We’ve written about “like” in our book Origins of the Specious, and Pat has done an On Language column on the subject for the New York Times Magazine.

In case you’d like to know more, read on.

“Like” No. 1, according to the Random House Historical Dictionary of American Slang, was first recorded in 1950. The quote, from Neurotica magazine: “Like how much can you lay on me?”

This use of “like,” according to Random House, was originally associated “with jazz musicians, later with beatniks, hippies, and teenagers.”

Interestingly, some usages very similar to “like” No. 1 (if not indistinguishable from it) have a history dating back nearly 500 years, according to entries in the Oxford English Dictionary.

In these cases, “like” is used parenthetically to qualify a preceding statement, or before an adjective. Its meaning is roughly “in a way,” “so to speak,” “as it were,” or “in the manner of one who is” (with adjective following), the OED says.

The dictionary cites scores of examples. We’ll give just a few here, along with their dates.

1513: “Yon man is lyke out of his mynd,” from a poem by William Dunbar. (We love this one!)

1596: “All looking on, and like astonisht staring,” from Edmund Spenser’s The Faerie Queene.

1778: “Father grew quite uneasy, like, for fear of his Lordship’s taking offense,” from Fanny Burney’s novel Evelina.

1801: “Of a sudden like,” from the novel Mysterious Husband by Gabrielli (the pseudonym of Mary Meeke).

1815: “In honour of the twelve apostles like,” from Sir Walter Scott’s novel Guy Mannering.

1838: “If your Honour were more amongst us, there might be more discipline like,” from Edward Bulwer-Lytton’s novel Alice.

1840: “Why like, it’s gaily nigh like to four mile like,” from an essay on style by Thomas De Quincey in which he ridicules the overuse of “like.”

1911: “He hasn’t passed his examinations like. … He has that Mr.
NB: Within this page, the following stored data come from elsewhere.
struct PmGeo {
  int R, NB, bands;
};
static PmGeo pm_geometry(int64_t B, int64_t C, int Hs, int Ws, int W, int patch) {
  (void)B, (void)C, (void)W, (void)patch;
  int R = tuning(GFLA_TUNE_PM_BAND_ROWS) > 0 ? tuning(GFLA_TUNE_PM_BAND_ROWS) : 96 / Ws;
  if (tuning(GFLA_TUNE_PM_BAND_ROWS) <= 0 && R < 2) R = (kPmMaxNB * 32) / Ws;
  if (R < 1) R = 1;
  if (R > Hs) R = Hs;
  while (R > 1 && R * Ws > kPmMaxNB * 32) --R;
  if (R * Ws > kPmMaxNB * 32) return PmGeo{0, 0, 0};
  return PmGeo{R, (int)ceil_div((int64_t)R * Ws, 32), (int)ceil_div(Hs, R)};
}

static bool pm_auto(bool aggregate, int64_t Ws) {
  if (tuning(GFLA_TUNE_PM) == 2) return true;
  return aggregate ? true : Ws <= 24;
}

static int64_t pm_lds_bytes(int NB, int64_t ntiles) {
  return (int64_t)(kPmTile * NB * 32 + kPmChannels * kPmGPitch) * (int64_t)sizeof(float) + ((ntiles + 7) & ~(int64_t)7) * 2;
}

static bool pm_supported(int64_t B, int64_t C, int64_t H, int64_t W, int64_t Hs, int64_t Ws) {
  if (!(B > 0 && B <= 65535 && C > 0 && Hs >= 2 && Ws >= 2 && Ws <= kPmMaxNB * 32 && Hs < 32768 && Ws < 32768 &&
        H * W <= (int64_t)kPmTile * 65535 && ceil_div(C, kPmChannels) <= 65535 && tuning(GFLA_TUNE_PM) != 1))
    return false;
  const PmGeo g = pm_geometry(B, C, (int)Hs, (int)Ws, (int)W, 0);
  return g.R > 0 && pm_lds_bytes(g.NB, ceil_div(H * W, kPmTile)) <= 64 * 1024;
}

static int pm_scatter(const float *G, float *dS, const PatchEntry *table, const int2 *tile_rows, int64_t B, int64_t C,
                      int64_t H, int64_t W, int64_t Hs, int64_t Ws, int entries, int patch, int accumulate,
                      const unsigned *stat, unsigned limit, hipStream_t stream) {
  const PmGeo g = pm_geometry(B, C, (int)Hs, (int)Ws, (int)W, patch);
  if (g.R == 0) return GFLA_ERR_UNSUPPORTED;
  const int ntiles = (int)ceil_div(H * W, kPmTile);
  const dim3 grid((unsigned)g.bands, (unsigned)B, (unsigned)ceil_div(C, kPmChannels));
  const unsigned lds = (unsigned)pm_lds_bytes(g.NB, ntiles);
  if (lds > 64 * 1024) return GFLA_ERR_UNSUPPORTED;
#define GFLA_PM(NB_)                                                                                              \
  case NB_:                                                                                                       \
    patch_scatter_mfma_kernel<NB_><<<grid, 256, lds, stream>>>(G, dS, table, tile_rows, (int)C, (int)(H * W), (int)Hs, \
                                                               (int)Ws, g.R, ntiles, entries, accumulate, stat, limit); \
    break
  switch (g.NB) {
    GFLA_PM(1);
    GFLA_PM(2);
    GFLA_PM(3);
    GFLA_PM(4);
    GFLA_PM(5);
    GFLA_PM(6);
    default: return GFLA_ERR_UNSUPPORTED;
  }
#undef GFLA_PM
  return launch_status();
}

static unsigned pm_limit(int64_t B, int64_t ntiles, int W, int patch, bool adaptive) {
  if (!adaptive || tuning(GFLA_TUNE_PM_LIMIT_ROWS) >= 100000) return 0xffffffffu;
  const double still = (double)kPmTile / W + 1.0 + patch;
  const double per_tile = tuning(GFLA_TUNE_PM_LIMIT_ROWS) > 0 ? (double)tuning(GFLA_TUNE_PM_LIMIT_ROWS) : 2.6 * still;
  const double total = per_tile * (double)B * (double)ntiles;
  return total >= 4.0e9 ? 0xffffffffu : (unsigned)total;
}

int agg_source_bwd_mfma(const float *flow, const float *attn, const float *gout, float *gsrc, void *workspace,
                        int64_t B, int64_t C, int64_t Hs, int64_t Ws, int64_t H, int64_t W, int k, int accumulate,
                        int adaptive, const unsigned **skip_stat, unsigned *skip_limit, hipStream_t stream) {
  if ((k != 3 && k != 5) || !pm_supported(B, C, H, W, Hs, Ws) || !workspace || !pm_auto(true, Ws)) return GFLA_ERR_UNSUPPORTED;
  const int entries = (k + 1) * (k + 1);
  const PmLayout L = pm_layout(B, H * W, entries);
  unsigned char *ws = static_cast<unsigned char *>(workspace);
  PatchEntry *table = reinterpret_cast<PatchEntry *>(ws);
  int2 *rows = reinterpret_cast<int2 *>(ws + L.table_bytes);
  unsigned *stat = reinterpret_cast<unsigned *>(ws + L.table_bytes + L.rows_bytes);
  const unsigned limit = pm_limit(B, L.ntiles, (int)W, k + 1, adaptive != 0);
  if (hipMemsetAsync(stat, 0, kPmStatSlots * 4, stream) != hipSuccess) return GFLA_ERR_LAUNCH;
  const dim3 tg((unsigned)ceil_div(L.ntiles, 8), (unsigned)B);
  if (k == 3)
    agg_patch_table_kernel<3><<<tg, 256, 0, stream>>>(flow, attn, table, rows, stat, (int)H, (int)W, (int)Hs, (int)Ws, (int)L.ntiles);
  else
    agg_patch_table_kernel<5><<<tg, 256, 0, stream>>>(flow, attn, table, rows, stat, (int)H, (int)W, (int)Hs, (int)Ws, (int)L.ntiles);
  int st = launch_status();
  if (st != GFLA_OK) return st;
  st = pm_scatter(gout, gsrc, table, rows, B, C, H, W, Hs, Ws, entries, k + 1, accumulate, stat, limit, stream);
  if (st != GFLA_OK) return st;
  const dim3 ng((unsigned)ceil_div(H * W, 256), (unsigned)B);
  if (k == 3)
    agg_scatter_nondense_kernel<3><<<ng, 256, 0, stream>>>(flow, attn, gout, gsrc, (int)C, (int)H, (int)W, (int)Hs, (int)Ws, stat, limit);
  else
    agg_scatter_nondense_kernel<5><<<ng, 256, 0, stream>>>(flow, attn, gout, gsrc, (int)C, (int)H, (int)W, (int)Hs, (int)Ws, stat, limit);
  if (skip_stat) *skip_stat = stat;
  if (skip_limit) *skip_limit = limit;
  return launch_status();
}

Karkeek to cover him like,” from Arnold Bennett’s novel Hilda Lessways.

Perhaps the most common pairing of “like + adjective” is “like mad,” which has been going strong since the 17th century.

The earliest citation is from Henry More’s An Antidote Against Atheism (1655): “For she was then seen … in her fetters, running about like mad.”

Samuel Pepys, in his famous Diary, used the expression in 1663: “Thence by coach with a mad coachman that drove like mad.”

And Samuel Richardson used it in his novel Pamela (1741): “Several Harlequins, and other ludicrous Forms, that jump’d and ran about like mad.”

Here we’ll stop, lest we drive you, like, mad.